British prime minister David Cameron will today promise a shift in power from government to the people as Whitehall departments publish business plans setting out what they intend to do and how voters can hold them accountable for it.
Mr Cameron said that the move would help reverse the trend towards centralisation of power in Whitehall and would encourage ministers and officials to govern for the long term.
He will present it as an alternative to Labour’s culture of targets, which he argues encouraged short-term thinking, as public sector managers sought immediate results to meet centrally-imposed deadlines at the expense of long-term improvements to services.
Speaking at the launch of the business plans, Mr Cameron will argue that Labour’s targets “bred bureaucracy ... created inefficiency and unintended consequences (and) crushed morale in the public sector”.
And he is expected to say: “Today we are turning that on its head. Instead of bureaucratic accountability to the government machine, these business plans bring in a new system of democratic accountability - accountability to the people.
“So reform will be driven not by the short-term political calculations of the government, but by the consistent, long-term pressure of what people want and choose in their public services -and that is the horizon shift we need.”
The business plans will “bring about a power shift by changing what government does”, Mr Cameron will say.
“For a long time, government’s default position has been to solve problems by hoarding more power to the centre - passing laws, creating regulations, setting up taskforces. The result is that Britain is now one of the most centralised countries in the developed world.
“We will be the first government in a generation to leave office with much less power in Whitehall than we started with.
“We are going to take power from government and hand it to people, families and communities - and how we will do that is set out right here in these business plans.
“In one of the biggest blows for people power, we’re shining a bright light of transparency on everything government does.
“Because each of these business plans does not just specify the actions we will take. It also sets out the information we will publish so that people can hold us to account - plain-English details about the progress of the reforms and the results they are achieving.”
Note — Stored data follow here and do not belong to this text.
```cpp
int ppg_sdtree_read_dtree_headers(ppg_ctx *ctx, int32_t which, uint64_t *offset, uint32_t *num_nodes, int32_t *max_depth, float *sum, double *stat_weight) {
    NEED_TREE
    std::vector<LeafHdr> dh(ctx->hdr.size());
    std::vector<unsigned long long> bw(ctx->hdr.size(), 0);
    { int rc = foldWeights(ctx); if (rc) return rc; }
    if (ctx->d_hdr.p) {
        HIP_CHECK(hipMemcpy(dh.data(), ctx->d_hdr.p, dh.size() * sizeof(LeafHdr), hipMemcpyDeviceToHost));
        HIP_CHECK(hipMemcpy(bw.data(), ctx->d_bweight.p, bw.size() * 8, hipMemcpyDeviceToHost));
    } else dh = ctx->hdr;
    uint64_t off = 0;
    for (size_t i = 0; i < ctx->snodes.size(); ++i) {
        if (!ctx->snodes[i].isLeaf()) { offset[i] = 0; num_nodes[i] = 0; max_depth[i] = 0; sum[i] = 0; stat_weight[i] = 0; continue; }
        const LeafHdr &h = dh[i];
        offset[i] = off;
        if (which == 0) { num_nodes[i] = h.s_num; max_depth[i] = h.s_depth; sum[i] = h.s_sum; stat_weight[i] = h.s_statw; off += h.s_num; }
        else {
            num_nodes[i] = h.b_num; max_depth[i] = h.b_depth; sum[i] = 0.0f;
            stat_weight[i] = (double)bw[i] / 16777216.0;
            off += h.b_num;
        }
    }
    return PPG_OK;
}

int ppg_sdtree_read_dtree_nodes(ppg_ctx *ctx, int32_t which, float *sums, uint16_t *children, uint64_t *fixed_sums) {
    NEED_TREE
    std::vector<float> s; std::vector<uint16_t> c; std::vector<uint64_t> f;
    int rc = gatherDTrees(ctx, which, s, c, fixed_sums ? &f : nullptr);
    if (rc) return rc;
// ... 132 lines not shown
    hipLaunchKernelGGL((k_adam_state<true>), dim3((nNodes + 255u) / 256u), dim3(256), 0, ctx->stream, ctx->d_hdr.p, nNodes, ctx->d_adamState.p);
    HIP_CHECK(hipStreamSynchronize(ctx->stream));
    return PPG_OK;
}
int ppg_adam_records_replace(ppg_ctx *ctx, const void *dev_records, uint64_t n) {
    NEED_TREE
    if (!ctx->inHook) { ctx->error = "ppg_adam_records_replace: only valid inside the round hook"; return PPG_ERR_STATE; }
    if (n > 0xfffffff0ull) { ctx->error = "too many Adam records in one round"; return PPG_ERR_NOMEM; }
    if (n && dev_records == (const void *)ctx->d_adamRecs.p) { ctx->error = "ppg_adam_records_replace: source aliases the destination"; return PPG_ERR_INVALID; }
    HIP_CHECK(ctx->d_adamRecs.reserve(std::max<size_t>(1, (size_t)n)));
    if (n) HIP_CHECK(hipMemcpyAsync(ctx->d_adamRecs.p, dev_records, (size_t)n * sizeof(AdamRec), hipMemcpyDeviceToDevice, ctx->stream));
    HIP_CHECK(hipStreamSynchronize(ctx->stream));
    ctx->hookReplaced = true; ctx->hookCount = n;
    return PPG_OK;
}

int ppg_query_pdf(ppg_ctx *ctx, uint32_t n, const float *positions, const float *dirs, float *pdf_out) {
    NEED_TREE
    if (n == 0) return PPG_OK;
    DevBuf<float> dp, dd, dout;
    HIP_CHECK(dp.reserve(3 * (size_t)n)); HIP_CHECK(dd.reserve(3 * (size_t)n)); HIP_CHECK(dout.reserve(n));
    HIP_CHECK(hipMemcpy(dp.p, positions, 12 * (size_t)n, hipMemcpyHostToDevice));
    HIP_CHECK(hipMemcpy(dd.p, dirs, 12 * (size_t)n, hipMemcpyHostToDevice));
    hipLaunchKernelGGL(k_query_pdf, dim3((n + 255) / 256), dim3(256), 0, ctx->stream, ctx->devTree(), n, dp.p, dd.p, dout.p);
    HIP_CHECK(hipStreamSynchronize(ctx->stream));
    HIP_CHECK(hipMemcpy(pdf_out, dout.p, 4 * (size_t)n, hipMemcpyDeviceToHost));
    return PPG_OK;
}
int ppg_query_sample(ppg_ctx *ctx, uint32_t n, const float *positions, uint64_t seed, float *dirs_out) {
    NEED_TREE
    if (n == 0) return PPG_OK;
    DevBuf<float> dp, dout;
    HIP_CHECK(dp.reserve(3 * (size_t)n)); HIP_CHECK(dout.reserve(3 * (size_t)n));
    HIP_CHECK(hipMemcpy(dp.p, positions, 12 * (size_t)n, hipMemcpyHostToDevice));
    hipLaunchKernelGGL(k_query_sample, dim3((n + 255) / 256), dim3(256), 0, ctx->stream, ctx->devTree(), n, dp.p, (unsigned long long)seed, dout.p);
    HIP_CHECK(hipStreamSynchronize(ctx->stream));
    HIP_CHECK(hipMemcpy(dirs_out, dout.p, 12 * (size_t)n, hipMemcpyDeviceToHost));
    return PPG_OK;
}

int ppg_set_adam_regions(ppg_ctx *ctx, int32_t regions) {
    if (!ctx || regions < 0 || regions > 4096) { if (ctx) ctx->error = "ppg_set_adam_regions: 0 .. 4096"; return PPG_ERR_INVALID; }
    ctx->adamRegions = regions >= 2 ? regions : 0;
    return PPG_OK;
}

int ppg_debug_set_defer_depth(ppg_ctx *ctx, int32_t depth) {
    if (!ctx || depth < 1 || depth > 64) return PPG_ERR_INVALID;
    ctx->deferDepthAdam = depth;
    return PPG_OK;
}

int ppg_enable_kernel_timing(ppg_ctx *ctx, int32_t enable) {
    ctx->timer.reset();
    ctx->bvhNodesVisited = ctx->bvhTrisTested = 0; ctx->tailLongestSum = 0; ctx->shadeCommonRays = 0;
    ctx->timer.enabled = enable != 0;
    return PPG_OK;
}
int ppg_kernel_times(ppg_ctx *ctx, ppg_kernel_time *out, uint32_t cap, uint32_t *n) {
    ctx->timer.resolve();
    uint32_t k = 0;
    for (size_t i = 0; i < ctx->timer.names.size() && k < cap; ++i, ++k) {
        out[k].name = ctx->timer.names[i].c_str(); out[k].ms = ctx->timer.ms[i]; out[k].launches = ctx->timer.launches[i]; out[k].units = ctx->timer.units[i];
        if (ctx->timer.names[i] == "k_shade<common>") out[k].units = ctx->shadeCommonRays;
        else if (ctx->timer.names[i] == "k_shade<rest>") out[k].units = ctx->timer.units[i] > ctx->shadeCommonRays ? ctx->timer.units[i] - ctx->shadeCommonRays : 0;
    }
    if (k + 2 <= cap && ctx->bvhNodesVisited) {
        out[k].name = "bvh_nodes_visited"; out[k].ms = 0; out[k].launches = 0; out[k].units = ctx->bvhNodesVisited; ++k;
        out[k].name = "bvh_triangles_tested"; out[k].ms = 0; out[k].launches = 0; out[k].units = ctx->bvhTrisTested; ++k;
    }
    if (k + 1 <= cap && ctx->tailLongestSum) { out[k].name = "tail_longest_paths_sum"; out[k].ms = 0; out[k].launches = 0; out[k].units = ctx->tailLongestSum; ++k; }
    *n = k;
    return PPG_OK;
}

}
```

### practical-path-guiding_amd/csrc/ppg_host_kernels.h

```cpp
#ifndef PPG_HOST_KERNELS_H
#define PPG_HOST_KERNELS_H

#include "ppg_kernels.h"

static __global__ __launch_bounds__(PPG_BLOCK) void k_generate(PathState P, DevScene S, RenderParams R, Queues Q) {
    for (unsigned int i = blockIdx.x * blockDim.x + threadIdx.x; i < P.n_paths; i += gridDim.x * blockDim.x) {
        unsigned int k = i % P.n_pix, j = i / P.n_pix;
        unsigned int pixel = P.pixels[k];
        const unsigned int sample = R.group_samples ? R.pass_index_spp + (j / R.group_samples) * R.group_stride + (j % R.group_samples) : R.pass_index_spp + j;
        unsigned int key = ppg_path_key(R.seed, pixel, sample);
        unsigned int dim = 0;
        float u1 = ppg_rand(key, dim++);
        float u2 = ppg_rand(key, dim++);
        int px = (int)(pixel % (unsigned int)S.cam.width), py = (int)(pixel / (unsigned int)S.cam.width);
        float sx = (float)px + u1, sy = (float)py + u2;
        F3 nearP = xf_point(S.cam.s2c, f3(sx * S.cam.inv_w, sy * S.cam.inv_h, 0.0f));
        F3 dl, o;
        if (S.cam.lens) {
            const float u3 = ppg_rand(key, dim++);
            const float u4 = ppg_rand(key, dim++);
            float ax, ay;
            disk_concentric(u3, u4, ax, ay);
            ax = ax * S.cam.aperture; ay = ay * S.cam.aperture;
            const float fDist = S.cam.focus / nearP.z;
// ... 17 lines not shown

static __global__ void k_build_grid(const int4 *stree, unsigned int *grid) {
    unsigned int c = blockIdx.x * blockDim.x + threadIdx.x;
    if (c >= PPG_GRID_DIM * PPG_GRID_DIM * PPG_GRID_DIM) return;
    unsigned int coord[3] = {c % PPG_GRID_DIM, (c / PPG_GRID_DIM) % PPG_GRID_DIM, c / (PPG_GRID_DIM * PPG_GRID_DIM)};
    int used[3] = {0, 0, 0};
    int idx = 0, depth = 0;
    for (; depth < PPG_GRID_LEVELS; ++depth) {
        int4 n = stree[idx];
        if (n.y == 0) break;
        int a = n.x;
        unsigned int bit = (coord[a] >> (PPG_GRID_BITS - 1 - used[a])) & 1u;
        ++used[a];
        idx = bit ? n.z : n.y;
    }
    grid[c] = (unsigned int)idx | ((unsigned int)depth << 27);
}

static __global__ void k_gather_slices(const unsigned int *items, const unsigned int *count, const unsigned int *offsets, unsigned int cap,
                                unsigned int *dense) {
    const unsigned int b = blockIdx.x, n = count[b], off = offsets[b];
    for (unsigned int k = threadIdx.x; k < n; k += blockDim.x) dense[off + k] = items[(size_t)b * cap + k];
}

static __global__ __launch_bounds__(1024) void k_scan_counts(const unsigned int *counts, unsigned int *offsets, unsigned int n, unsigned long long *total_out,
                                                      unsigned int *bounce_count, unsigned int *stop, unsigned int stop_below) {
    __shared__ unsigned long long part[1024];
    __shared__ unsigned long long carry;
    const bool stopped = stop && *stop;
    if (threadIdx.x == 0) carry = 0;
    __syncthreads();
    if (stopped) return;
    for (unsigned int start = 0; start < n; start += 1024) {
        unsigned int i = start + threadIdx.x;
        unsigned long long v = i < n ? counts[i] : 0;
        part[threadIdx.x] = v;
        __syncthreads();
        for (unsigned int off = 1; off < 1024; off <<= 1) {
            unsigned long long t = threadIdx.x >= off ? part[threadIdx.x - off] : 0;
            __syncthreads();
            part[threadIdx.x] += t;
            __syncthreads();
        }
        if (i < n) offsets[i] = (unsigned int)(carry + part[threadIdx.x] - v);
        __syncthreads();
        if (threadIdx.x == 1023) carry += part[1023];
        __syncthreads();
    }
    if (threadIdx.x == 0) {
        *total_out = carry;
        if (bounce_count) *bounce_count = (unsigned int)carry;
        if (stop && carry < (unsigned long long)stop_below) *stop = 1u;
    }
}

static __global__ void k_fold_replicas(unsigned long long *compact, unsigned long long *rep, unsigned int n_nodes) {
    unsigned int i = blockIdx.x * blockDim.x + threadIdx.x;
    if (i >= n_nodes) return;
    unsigned long long s = 0;
    for (int r = 0; r < PPG_REPLICAS; ++r) {
        unsigned long long v = rep[(size_t)i * PPG_REPLICAS + r];
        if (v) { s += v; rep[(size_t)i * PPG_REPLICAS + r] = 0; }
    }
    if (s) compact[i] += s;
}
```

Treasury chief secretary Danny Alexander said that the plans will include costings for policies, as well as timescales for progress, such as the dates for the introduction and completion of legislation and the date when changes will take effect.
"It is, if you like, a quiet revolution in how government works," Mr Alexander told BBC1's The Politics Show.
“It is going to be opening up much more transparently to the public what things cost, when they are going to be delivered, how they are going to be delivered.
“It will put into the public domain what we are going to be doing over the next couple of years, so people can hold us directly to account.”
Mr Cameron will today reject claims that scrapping targets will lead to a decline in standards. The publication of business plans will allow voters to check up month-by-month on progress being made and to hold ministers to account for their promises, he will say.
And he will dismiss suggestions that he is simply reinstating a target regime under a different name.
“These plans are about running Whitehall effectively so public services are steered by the people who work in them, responding to the people who use them,” he is expected to say.
“And publishing information about the progress we’re making and the effect our reforms are having is not targets, it’s just the basic information that the public needs to hold government to account.”